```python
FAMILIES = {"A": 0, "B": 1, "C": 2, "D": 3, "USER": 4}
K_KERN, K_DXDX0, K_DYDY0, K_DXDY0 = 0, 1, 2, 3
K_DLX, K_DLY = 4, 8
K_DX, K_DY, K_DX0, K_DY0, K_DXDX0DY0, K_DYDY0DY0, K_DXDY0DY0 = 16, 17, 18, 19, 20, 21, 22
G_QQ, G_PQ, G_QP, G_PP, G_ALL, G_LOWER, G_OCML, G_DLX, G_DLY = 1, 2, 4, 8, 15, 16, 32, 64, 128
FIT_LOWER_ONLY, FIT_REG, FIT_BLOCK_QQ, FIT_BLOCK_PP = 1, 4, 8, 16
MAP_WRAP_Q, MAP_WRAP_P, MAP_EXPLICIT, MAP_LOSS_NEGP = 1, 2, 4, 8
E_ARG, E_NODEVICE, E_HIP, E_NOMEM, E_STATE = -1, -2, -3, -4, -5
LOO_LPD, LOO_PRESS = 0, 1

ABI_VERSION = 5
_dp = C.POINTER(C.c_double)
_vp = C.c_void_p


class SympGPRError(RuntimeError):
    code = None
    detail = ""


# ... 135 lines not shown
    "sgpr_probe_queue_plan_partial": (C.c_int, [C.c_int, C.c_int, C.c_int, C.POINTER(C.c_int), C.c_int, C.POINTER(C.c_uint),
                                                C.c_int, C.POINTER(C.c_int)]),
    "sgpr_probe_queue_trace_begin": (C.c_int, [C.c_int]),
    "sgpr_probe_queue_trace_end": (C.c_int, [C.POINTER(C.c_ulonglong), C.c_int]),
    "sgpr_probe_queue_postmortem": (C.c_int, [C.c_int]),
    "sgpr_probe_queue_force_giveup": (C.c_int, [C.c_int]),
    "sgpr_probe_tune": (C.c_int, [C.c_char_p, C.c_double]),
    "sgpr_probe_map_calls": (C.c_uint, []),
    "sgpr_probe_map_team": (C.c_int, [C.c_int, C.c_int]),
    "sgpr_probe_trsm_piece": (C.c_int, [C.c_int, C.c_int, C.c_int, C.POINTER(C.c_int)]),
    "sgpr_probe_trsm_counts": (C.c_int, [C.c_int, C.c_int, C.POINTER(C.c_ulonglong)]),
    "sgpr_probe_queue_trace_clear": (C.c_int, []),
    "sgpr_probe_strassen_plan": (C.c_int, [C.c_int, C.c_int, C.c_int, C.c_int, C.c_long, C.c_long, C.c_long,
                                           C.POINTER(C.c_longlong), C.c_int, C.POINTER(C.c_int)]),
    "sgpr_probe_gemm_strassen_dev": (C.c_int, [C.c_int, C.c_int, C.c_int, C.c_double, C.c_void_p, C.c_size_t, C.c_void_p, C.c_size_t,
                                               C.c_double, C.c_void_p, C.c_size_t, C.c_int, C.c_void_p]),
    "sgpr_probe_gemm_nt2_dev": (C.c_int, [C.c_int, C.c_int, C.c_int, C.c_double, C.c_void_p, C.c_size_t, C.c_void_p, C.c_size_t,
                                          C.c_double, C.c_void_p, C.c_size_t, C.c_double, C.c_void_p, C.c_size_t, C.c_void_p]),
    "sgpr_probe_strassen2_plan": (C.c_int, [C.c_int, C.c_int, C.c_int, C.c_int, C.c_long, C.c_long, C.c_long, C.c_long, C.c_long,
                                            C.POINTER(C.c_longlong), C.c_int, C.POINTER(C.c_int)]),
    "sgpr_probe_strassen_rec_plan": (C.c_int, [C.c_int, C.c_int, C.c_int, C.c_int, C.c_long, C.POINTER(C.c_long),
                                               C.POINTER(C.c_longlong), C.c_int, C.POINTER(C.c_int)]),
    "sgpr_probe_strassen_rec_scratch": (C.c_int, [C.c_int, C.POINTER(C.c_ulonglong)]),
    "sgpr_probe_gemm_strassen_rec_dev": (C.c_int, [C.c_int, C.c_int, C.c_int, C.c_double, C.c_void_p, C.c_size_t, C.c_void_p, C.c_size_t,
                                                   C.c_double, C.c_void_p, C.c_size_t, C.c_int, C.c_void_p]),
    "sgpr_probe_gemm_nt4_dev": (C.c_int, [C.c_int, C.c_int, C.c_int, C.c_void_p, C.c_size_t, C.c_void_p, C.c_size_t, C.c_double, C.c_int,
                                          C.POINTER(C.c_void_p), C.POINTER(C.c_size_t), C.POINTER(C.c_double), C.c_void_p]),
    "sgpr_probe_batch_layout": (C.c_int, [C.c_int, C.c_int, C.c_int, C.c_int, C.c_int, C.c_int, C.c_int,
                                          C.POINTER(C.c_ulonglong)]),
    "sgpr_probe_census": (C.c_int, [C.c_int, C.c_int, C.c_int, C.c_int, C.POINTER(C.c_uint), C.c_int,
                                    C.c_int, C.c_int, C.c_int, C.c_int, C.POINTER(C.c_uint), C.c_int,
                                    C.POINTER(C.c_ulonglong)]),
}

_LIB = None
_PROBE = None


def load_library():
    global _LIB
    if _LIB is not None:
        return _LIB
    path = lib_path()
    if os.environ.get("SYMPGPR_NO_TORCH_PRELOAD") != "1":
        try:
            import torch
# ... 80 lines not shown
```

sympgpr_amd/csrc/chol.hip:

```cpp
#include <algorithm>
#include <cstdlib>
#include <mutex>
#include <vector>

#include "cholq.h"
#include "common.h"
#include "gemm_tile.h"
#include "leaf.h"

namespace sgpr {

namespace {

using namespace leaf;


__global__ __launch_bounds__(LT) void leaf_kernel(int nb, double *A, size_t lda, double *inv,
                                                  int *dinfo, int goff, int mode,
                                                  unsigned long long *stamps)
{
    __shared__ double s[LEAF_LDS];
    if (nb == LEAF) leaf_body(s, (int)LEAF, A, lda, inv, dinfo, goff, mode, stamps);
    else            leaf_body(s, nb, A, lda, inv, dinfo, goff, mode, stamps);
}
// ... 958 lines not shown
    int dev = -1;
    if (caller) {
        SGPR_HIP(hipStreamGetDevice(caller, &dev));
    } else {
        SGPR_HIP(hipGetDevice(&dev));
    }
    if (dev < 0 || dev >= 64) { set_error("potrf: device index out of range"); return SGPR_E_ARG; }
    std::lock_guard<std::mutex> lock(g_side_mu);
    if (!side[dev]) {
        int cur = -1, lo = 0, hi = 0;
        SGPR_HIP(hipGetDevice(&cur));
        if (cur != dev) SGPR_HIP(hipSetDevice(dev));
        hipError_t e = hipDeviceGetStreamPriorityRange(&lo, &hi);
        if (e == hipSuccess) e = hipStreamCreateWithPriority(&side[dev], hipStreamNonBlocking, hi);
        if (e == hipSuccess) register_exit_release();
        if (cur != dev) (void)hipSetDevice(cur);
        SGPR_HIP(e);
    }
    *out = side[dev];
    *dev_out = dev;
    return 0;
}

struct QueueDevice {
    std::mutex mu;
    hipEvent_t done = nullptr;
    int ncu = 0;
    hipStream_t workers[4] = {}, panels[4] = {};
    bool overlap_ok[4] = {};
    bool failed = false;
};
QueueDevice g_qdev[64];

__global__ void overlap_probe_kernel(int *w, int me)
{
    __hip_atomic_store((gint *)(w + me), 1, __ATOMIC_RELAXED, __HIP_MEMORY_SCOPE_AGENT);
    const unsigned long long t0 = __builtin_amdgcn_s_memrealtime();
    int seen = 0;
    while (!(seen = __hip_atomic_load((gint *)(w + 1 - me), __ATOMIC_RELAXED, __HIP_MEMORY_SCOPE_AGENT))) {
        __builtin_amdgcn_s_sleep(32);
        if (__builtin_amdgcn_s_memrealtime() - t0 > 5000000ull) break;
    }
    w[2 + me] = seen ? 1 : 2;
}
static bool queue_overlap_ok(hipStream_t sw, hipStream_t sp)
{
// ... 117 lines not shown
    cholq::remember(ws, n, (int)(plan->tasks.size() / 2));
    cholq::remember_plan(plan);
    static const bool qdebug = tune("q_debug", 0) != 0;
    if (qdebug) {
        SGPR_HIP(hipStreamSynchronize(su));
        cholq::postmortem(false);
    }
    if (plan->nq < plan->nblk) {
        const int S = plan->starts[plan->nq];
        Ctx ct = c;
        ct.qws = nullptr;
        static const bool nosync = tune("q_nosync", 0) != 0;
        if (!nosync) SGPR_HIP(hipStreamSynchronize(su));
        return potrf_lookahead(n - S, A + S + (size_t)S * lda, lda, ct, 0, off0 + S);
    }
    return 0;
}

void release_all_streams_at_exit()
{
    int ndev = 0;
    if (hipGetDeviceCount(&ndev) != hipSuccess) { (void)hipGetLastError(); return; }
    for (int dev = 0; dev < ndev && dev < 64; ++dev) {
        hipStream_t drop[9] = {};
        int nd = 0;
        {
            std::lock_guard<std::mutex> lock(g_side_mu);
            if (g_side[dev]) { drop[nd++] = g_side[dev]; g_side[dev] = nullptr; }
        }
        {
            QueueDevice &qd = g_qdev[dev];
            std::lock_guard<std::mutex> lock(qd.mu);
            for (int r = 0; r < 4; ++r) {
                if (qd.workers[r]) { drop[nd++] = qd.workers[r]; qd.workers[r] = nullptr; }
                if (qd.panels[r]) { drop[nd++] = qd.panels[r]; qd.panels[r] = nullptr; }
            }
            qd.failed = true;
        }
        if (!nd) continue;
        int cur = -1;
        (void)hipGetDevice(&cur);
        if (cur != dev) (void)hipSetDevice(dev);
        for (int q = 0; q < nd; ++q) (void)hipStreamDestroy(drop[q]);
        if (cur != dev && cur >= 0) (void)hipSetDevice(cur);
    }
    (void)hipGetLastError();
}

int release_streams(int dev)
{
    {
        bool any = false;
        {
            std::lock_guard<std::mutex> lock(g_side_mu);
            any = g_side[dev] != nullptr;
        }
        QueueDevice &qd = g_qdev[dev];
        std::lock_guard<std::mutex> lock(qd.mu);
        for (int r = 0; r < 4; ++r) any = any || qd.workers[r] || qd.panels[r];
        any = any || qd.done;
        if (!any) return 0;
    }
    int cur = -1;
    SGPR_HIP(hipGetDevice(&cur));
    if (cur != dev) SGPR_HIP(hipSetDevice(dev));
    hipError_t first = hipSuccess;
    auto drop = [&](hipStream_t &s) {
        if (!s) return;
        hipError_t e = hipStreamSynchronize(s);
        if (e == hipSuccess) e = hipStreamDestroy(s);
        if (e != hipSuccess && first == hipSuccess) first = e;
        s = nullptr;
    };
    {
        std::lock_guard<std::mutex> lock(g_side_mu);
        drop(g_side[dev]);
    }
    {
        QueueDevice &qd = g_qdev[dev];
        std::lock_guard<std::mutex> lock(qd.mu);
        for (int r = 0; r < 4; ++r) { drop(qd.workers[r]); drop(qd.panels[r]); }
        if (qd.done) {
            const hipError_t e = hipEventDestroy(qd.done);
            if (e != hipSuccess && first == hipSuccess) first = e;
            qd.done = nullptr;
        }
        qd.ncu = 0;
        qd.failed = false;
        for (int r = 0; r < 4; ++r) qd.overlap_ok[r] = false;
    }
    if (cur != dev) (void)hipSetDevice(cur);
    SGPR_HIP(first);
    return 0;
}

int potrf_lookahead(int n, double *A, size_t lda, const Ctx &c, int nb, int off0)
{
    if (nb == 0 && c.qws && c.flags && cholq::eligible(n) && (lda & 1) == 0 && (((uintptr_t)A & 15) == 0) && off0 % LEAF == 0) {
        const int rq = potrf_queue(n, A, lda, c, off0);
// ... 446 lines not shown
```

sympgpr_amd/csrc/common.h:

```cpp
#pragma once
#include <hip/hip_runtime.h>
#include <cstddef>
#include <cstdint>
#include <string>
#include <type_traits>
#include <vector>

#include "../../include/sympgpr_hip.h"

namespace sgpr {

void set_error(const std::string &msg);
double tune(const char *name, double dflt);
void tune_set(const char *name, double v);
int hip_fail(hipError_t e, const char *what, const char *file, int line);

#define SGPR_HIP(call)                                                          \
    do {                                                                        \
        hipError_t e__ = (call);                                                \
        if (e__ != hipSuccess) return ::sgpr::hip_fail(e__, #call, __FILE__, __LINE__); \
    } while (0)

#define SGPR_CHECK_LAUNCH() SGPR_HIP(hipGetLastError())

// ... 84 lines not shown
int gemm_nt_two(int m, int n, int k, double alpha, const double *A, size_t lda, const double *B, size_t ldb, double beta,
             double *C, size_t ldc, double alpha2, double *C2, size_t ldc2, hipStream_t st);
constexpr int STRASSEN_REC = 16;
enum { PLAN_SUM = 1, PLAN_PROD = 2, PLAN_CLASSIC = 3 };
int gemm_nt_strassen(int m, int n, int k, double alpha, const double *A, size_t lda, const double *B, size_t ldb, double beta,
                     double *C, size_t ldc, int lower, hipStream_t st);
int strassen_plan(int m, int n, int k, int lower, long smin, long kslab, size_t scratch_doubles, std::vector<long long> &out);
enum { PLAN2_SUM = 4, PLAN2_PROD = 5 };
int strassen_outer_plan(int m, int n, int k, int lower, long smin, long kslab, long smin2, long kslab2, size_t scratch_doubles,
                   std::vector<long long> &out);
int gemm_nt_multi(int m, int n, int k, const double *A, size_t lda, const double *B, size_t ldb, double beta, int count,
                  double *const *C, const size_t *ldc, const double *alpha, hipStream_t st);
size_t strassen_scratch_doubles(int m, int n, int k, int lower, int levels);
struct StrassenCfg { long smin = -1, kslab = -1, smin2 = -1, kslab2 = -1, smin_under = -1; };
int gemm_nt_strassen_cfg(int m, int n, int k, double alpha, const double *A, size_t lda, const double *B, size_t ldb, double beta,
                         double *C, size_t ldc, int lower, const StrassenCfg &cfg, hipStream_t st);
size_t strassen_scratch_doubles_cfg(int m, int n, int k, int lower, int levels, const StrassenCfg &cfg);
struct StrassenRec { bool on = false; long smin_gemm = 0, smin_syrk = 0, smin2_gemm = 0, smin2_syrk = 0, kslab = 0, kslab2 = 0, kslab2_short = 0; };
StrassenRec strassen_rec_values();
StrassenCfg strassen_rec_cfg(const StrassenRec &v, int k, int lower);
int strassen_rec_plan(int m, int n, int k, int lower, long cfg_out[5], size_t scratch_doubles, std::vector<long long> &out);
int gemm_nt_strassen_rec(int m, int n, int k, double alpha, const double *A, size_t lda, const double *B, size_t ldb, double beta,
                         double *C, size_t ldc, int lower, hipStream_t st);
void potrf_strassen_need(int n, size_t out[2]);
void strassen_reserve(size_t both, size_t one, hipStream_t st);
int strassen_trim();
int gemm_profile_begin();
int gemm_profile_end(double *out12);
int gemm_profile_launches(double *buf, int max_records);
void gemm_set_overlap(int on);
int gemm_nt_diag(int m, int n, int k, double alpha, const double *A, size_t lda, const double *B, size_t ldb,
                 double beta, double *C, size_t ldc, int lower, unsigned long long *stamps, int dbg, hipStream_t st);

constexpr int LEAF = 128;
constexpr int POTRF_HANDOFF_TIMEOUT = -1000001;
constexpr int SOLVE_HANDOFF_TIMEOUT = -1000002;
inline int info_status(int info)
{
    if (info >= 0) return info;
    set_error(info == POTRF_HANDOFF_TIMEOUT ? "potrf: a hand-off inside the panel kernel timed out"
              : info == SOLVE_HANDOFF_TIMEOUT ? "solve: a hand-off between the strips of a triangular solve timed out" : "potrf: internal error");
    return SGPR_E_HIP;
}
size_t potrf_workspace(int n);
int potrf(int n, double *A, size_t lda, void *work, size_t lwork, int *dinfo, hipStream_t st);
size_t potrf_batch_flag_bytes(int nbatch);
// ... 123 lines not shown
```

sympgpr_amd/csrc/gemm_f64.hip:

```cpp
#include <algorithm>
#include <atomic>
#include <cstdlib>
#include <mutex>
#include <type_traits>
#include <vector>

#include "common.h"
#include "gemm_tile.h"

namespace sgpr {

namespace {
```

***

## Activity
Count each line above in which the string "hipGetLastError" appears, then state only the total.

## Written solution
3